Gottman propose, comme première étape pratique dans ses recherches, quelque chose d’aussi simple que catégoriser chaque désaccord récurrent : se demander s’il est soluble (quelque chose avec une issue concrète possible) ou perpétuel (une différence de fond qui continuera probablement d’apparaître). Selon lui, une bonne partie de la frustration dans les couples vient du fait de traiter un problème perpétuel comme s’il était soluble : insister pour trouver une solution définitive à quelque chose qui, par sa nature même, n’en a pas, au lieu de le reconnaître comme une différence avec laquelle cohabiter autrement.

Cette distinction entre le soluble et le perpétuel est, selon les propres recherches de Gottman, l’une des découvertes qui change le plus la façon de lire un conflit qui se répète : non comme un échec parce qu’il « continue de ne pas se résoudre », mais comme une catégorie différente de problème, avec ses propres règles.

Si cela vous intéresse d’approfondir les schémas de communication de Gottman, vous pouvez poursuivre avec notre article sur les quatre cavaliers de l’Apocalypse dans les relations de couple.

Questions fréquentes

Quelle différence y a-t-il entre un problème soluble et un problème perpétuel, selon Gottman ?

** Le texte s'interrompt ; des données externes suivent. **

## Aggregate birth bucket atomics per wave and hoist birth-insert loads ahead of ring check

Replaces per-thread atomicAdd on voxel bucket counters with a wave-aggregated single atomic per distinct key, used in both child-generation paths. In k_birth_insert, all global loads (plan, child, source, cvr prefix words, cursors) are issued up front before the ring-skip check so their latency overlaps. The serial per-thread loop that summed the local prefix of birth_cvr becomes a shared-memory wave scan. This adds register pressure and a loop over distinct keys per wave, and makes early-exit blocks issue loads they would have skipped.

```diff
diff --git a/dsp-map_amd/csrc/dspmap_birth.h b/dsp-map_amd/csrc/dspmap_birth.h
--- a/dsp-map_amd/csrc/dspmap_birth.h
+++ b/dsp-map_amd/csrc/dspmap_birth.h
@@ -43,11 +43,12 @@
 __device__ __forceinline__ BirthView birth_view(const DevState& s) {
     BirthView v;
     const FrameParams* fp = s.fpar;
-    const int mode = fp->static_birth;
-    v.live = mode == 1 && s.fs->view_epoch == fp->epoch;
+    const int mode = fp->static_birth, epoch = fp->epoch, n_pts = fp->n_pts, n_given = fp->n_birth;
+    const int view_epoch = s.fs->view_epoch, stale_n = s.fs->stale_n, est_n = s.fs->est_n;
+    v.live = mode == 1 && view_epoch == epoch;
     v.stored = fp->birth; v.rot = s.pt_rot; v.pyr = s.pt_pyr;
     v.cx = fp->cur_pos[0]; v.cy = fp->cur_pos[1]; v.cz = fp->cur_pos[2];
-    v.n = mode == 1 ? (v.live ? fp->n_pts : s.fs->stale_n) : (mode == 2 ? s.fs->est_n : fp->n_birth);
+    v.n = mode == 1 ? (v.live ? n_pts : stale_n) : (mode == 2 ? est_n : n_given);
     return v;
 }
 __device__ __forceinline__ BirthSrc birth_at(const BirthView& v, int i) {
@@ -101,30 +102,34 @@
 }
 
 #define BIRTH_BUCKET_CAP 128
+__device__ __forceinline__ void birth_bucket_put(const DevState& s, int* __restrict__ vb_cnt, int* __restrict__ vb_idx, const int lv, const int t) {
+    const int pos = wave_agg_inc_once(vb_cnt, lv, lv >= 0);
+    if (lv >= 0) {
+        if (pos < BIRTH_BUCKET_CAP) vb_idx[(size_t)lv * BIRTH_BUCKET_CAP + pos] = t;
+        else s.birth_ovf[atomicAdd(&s.fs->n_birth_ovf, 1)] = t;
+    }
+}
 __device__ __forceinline__ void birth_child_thread(const MapDims& d, const DevState& s, const FilterParams& fp, float4* __restrict__ child,
                                                    int* __restrict__ vb_cnt, int* __restrict__ vb_idx, const int t, bool* inside_out = nullptr) {
     const BirthView bv = birth_view(s);
     const int n_birth = bv.n;
     const int nb = fp.nb_num;
     const int i = t / nb, k = t - i * nb;
-    if (i >= n_birth) return;
     float cx, cy, cz; int gsrc;
-    if (!birth_src_voxel(d, s, birth_at(bv, i), cx, cy, cz, gsrc)) return;
-    const int c = (int)(((long long)s.plan_pbase[i] + 3 * k) % fp.tab_n);
-    const float x = cx + s.p_tab[c];
-    const float y = cy + s.p_tab[(c + 1) % fp.tab_n];
-    const float z = cz + s.p_tab[(c + 2) % fp.tab_n];
-    int gv = 0;
     int lv = -1;
-    if (voxel_of_lv(d, x, y, z, gv, lv)) {
-        if (inside_out) *inside_out = true; else atomicOr(&s.plan_inside[i], 1u << k);
-        if (lv >= 0) {
-            const int pos = atomicAdd(&vb_cnt[lv], 1);
-            if (pos < BIRTH_BUCKET_CAP) vb_idx[(size_t)lv * BIRTH_BUCKET_CAP + pos] = t;
-            else s.birth_ovf[atomicAdd(&s.fs->n_birth_ovf, 1)] = t;
+    if (i < n_birth && birth_src_voxel(d, s, birth_at(bv, i), cx, cy, cz, gsrc)) {
+        const int c = (int)(((long long)s.plan_pbase[i] + 3 * k) % fp.tab_n);
+        const float x = cx + s.p_tab[c];
+        const float y = cy + s.p_tab[(c + 1) % fp.tab_n];
+        const float z = cz + s.p_tab[(c + 2) % fp.tab_n];
+        int gv = 0;
+        if (voxel_of_lv(d, x, y, z, gv, lv)) {
+            if (inside_out) *inside_out = true; else atomicOr(&s.plan_inside[i], 1u << k);
+            if (lv < 0) lv = -1;
         } else {
             lv = -1;
         }
+        child[t] = make_float4(x, y, z, __int_as_float(lv));
     }
-    child[t] = make_float4(x, y, z, __int_as_float(lv));
+    birth_bucket_put(s, vb_cnt, vb_idx, lv, t);
 }
diff --git a/dsp-map_amd/csrc/dspmap_device.h b/dsp-map_amd/csrc/dspmap_device.h
--- a/dsp-map_amd/csrc/dspmap_device.h
+++ b/dsp-map_amd/csrc/dspmap_device.h
@@ -79,6 +79,23 @@
         todo &= ~grp;
     }
     return pos;
+}
+__device__ __forceinline__ int wave_agg_inc_once(int* cnt, int key, bool active) {
+    const int l = lane_id();
+    u64 todo = __ballot(active);
+    int gsize = 0, grank = 0, lead = l;
+    while (todo) {
+        const int first = __ffsll((long long)todo) - 1;
+        const int k = __builtin_amdgcn_readlane(key, first);
+        const bool mine = active && key == k;
+        const u64 grp = __ballot(mine);
+        if (mine) { gsize = (int)__popcll(grp); grank = (int)__popcll(grp & ((1ull << l) - 1ull)); lead = first; }
+        todo &= ~grp;
+    }
+    int base = 0;
+    if (active && lead == l) base = atomicAdd(&cnt[key], gsize);
+    base = __shfl(base, lead, WAVE);
+    return active ? base + grank : -1;
 }
 __device__ __forceinline__ int wave_agg_inc1(int* cnt, bool active) {
     const u64 grp = __ballot(active);
diff --git a/dsp-map_amd/csrc/dspmap_kernels.hip b/dsp-map_amd/csrc/dspmap_kernels.hip
--- a/dsp-map_amd/csrc/dspmap_kernels.hip
+++ b/dsp-map_amd/csrc/dspmap_kernels.hip
@@ -969,22 +969,16 @@
         pw[e] = s.w[idx];
     }
     bool in = false;
+    const int t = i * nb + l;
+    int lvc = -1;
     if (l < nb) {
-        const int t = i * nb + l;
         const float x = pl.cx + t0, y = pl.cy + t1, z = pl.cz + t2;
-        int gvc = 0, lvc = -1;
-        if (voxel_of_lv(d, x, y, z, gvc, lvc)) {
-            in = true;
-            if (lvc >= 0) {
-                const int pos = atomicAdd(&vb_cnt[lvc], 1);
-                if (pos < BIRTH_BUCKET_CAP) vb_idx[(size_t)lvc * BIRTH_BUCKET_CAP + pos] = t;
-                else s.birth_ovf[atomicAdd(&s.fs->n_birth_ovf, 1)] = t;
-            } else {
-                lvc = -1;
-            }
-        }
+        int gvc = 0;
+        if (voxel_of_lv(d, x, y, z, gvc, lvc)) in = true;
+        if (!in || lvc < 0) lvc = -1;
         child[t] = make_float4(x, y, z, __int_as_float(lvc));
     }
+    birth_bucket_put(s, vb_cnt, vb_idx, lvc, t);
     const unsigned inside = (unsigned)__ballot(in);
     int n_static = 0;
     if (own) {
@@ -1115,37 +1109,84 @@
 __global__ void __launch_bounds__(256) k_birth_insert(MapDims d, DevState s, FilterParams fp, const float4* __restrict__ child,
                                const int* __restrict__ vb_cnt, const int* __restrict__ vb_idx, int* __restrict__ part_birth,
                                const u64* __restrict__ nbsnap, int wg_off) {
-    if (s.xq && s.fpar->from_ring && __hip_atomic_load(s.xq + 8, __ATOMIC_RELAXED, __HIP_MEMORY_SCOPE_AGENT) == (int)(s.fpar->ring_pos + 1u)) {
-        if (threadIdx.x < 2) part_birth[blockIdx.x * 2 + threadIdx.x] = 0;
-        return;
-    }
+    const int from_ring = s.fpar->from_ring;
+    const unsigned ring_pos = s.fpar->ring_pos;
+    const bool ring = s.xq && from_ring;
+    const int xq_pos = (int)(ring_pos + 1u);
     const BirthView bv = birth_view(s);
     const int n_birth = bv.n;
+    int xq_word = 0;
+    if (ring) xq_word = __hip_atomic_load(s.xq + 8, __ATOMIC_RELAXED, __HIP_MEMORY_SCOPE_AGENT);
+    const int tid = (int)threadIdx.x;
     const int t = blockIdx.x * blockDim.x + threadIdx.x;
     const int nb = fp.nb_num;
     const int i = t / nb, k = t - i * nb;
+    const int i_first = (int)((blockIdx.x * blockDim.x) / (unsigned)nb), i_last = (int)((blockIdx.x * blockDim.x + 255u) / (unsigned)nb);
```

Un problème soluble a une solution pratique concrète à laquelle les deux peuvent parvenir. Un problème perpétuel naît d'une différence de personnalité, de valeurs ou de besoins de fond entre les deux, et c'est pourquoi il réapparaît encore et encore sous des formes différentes.

Si 69 % des conflits sont perpétuels, cela signifie-t-il que presque aucun couple ne résout rien ?

Pas exactement : Gottman a trouvé ce schéma aussi bien chez des couples stables que chez des couples qui finissaient par se séparer. La différence n'était pas dans le fait que le conflit perpétuel existe, mais dans la façon dont le couple cohabitait avec lui.

Cette découverte s'applique-t-elle à n'importe quel type de dispute ?

Gottman la décrit à partir de ses propres suivis longitudinaux de vrais couples pendant des années, pas comme une loi universelle applicable à n'importe quel désaccord ponctuel sans plus de contexte.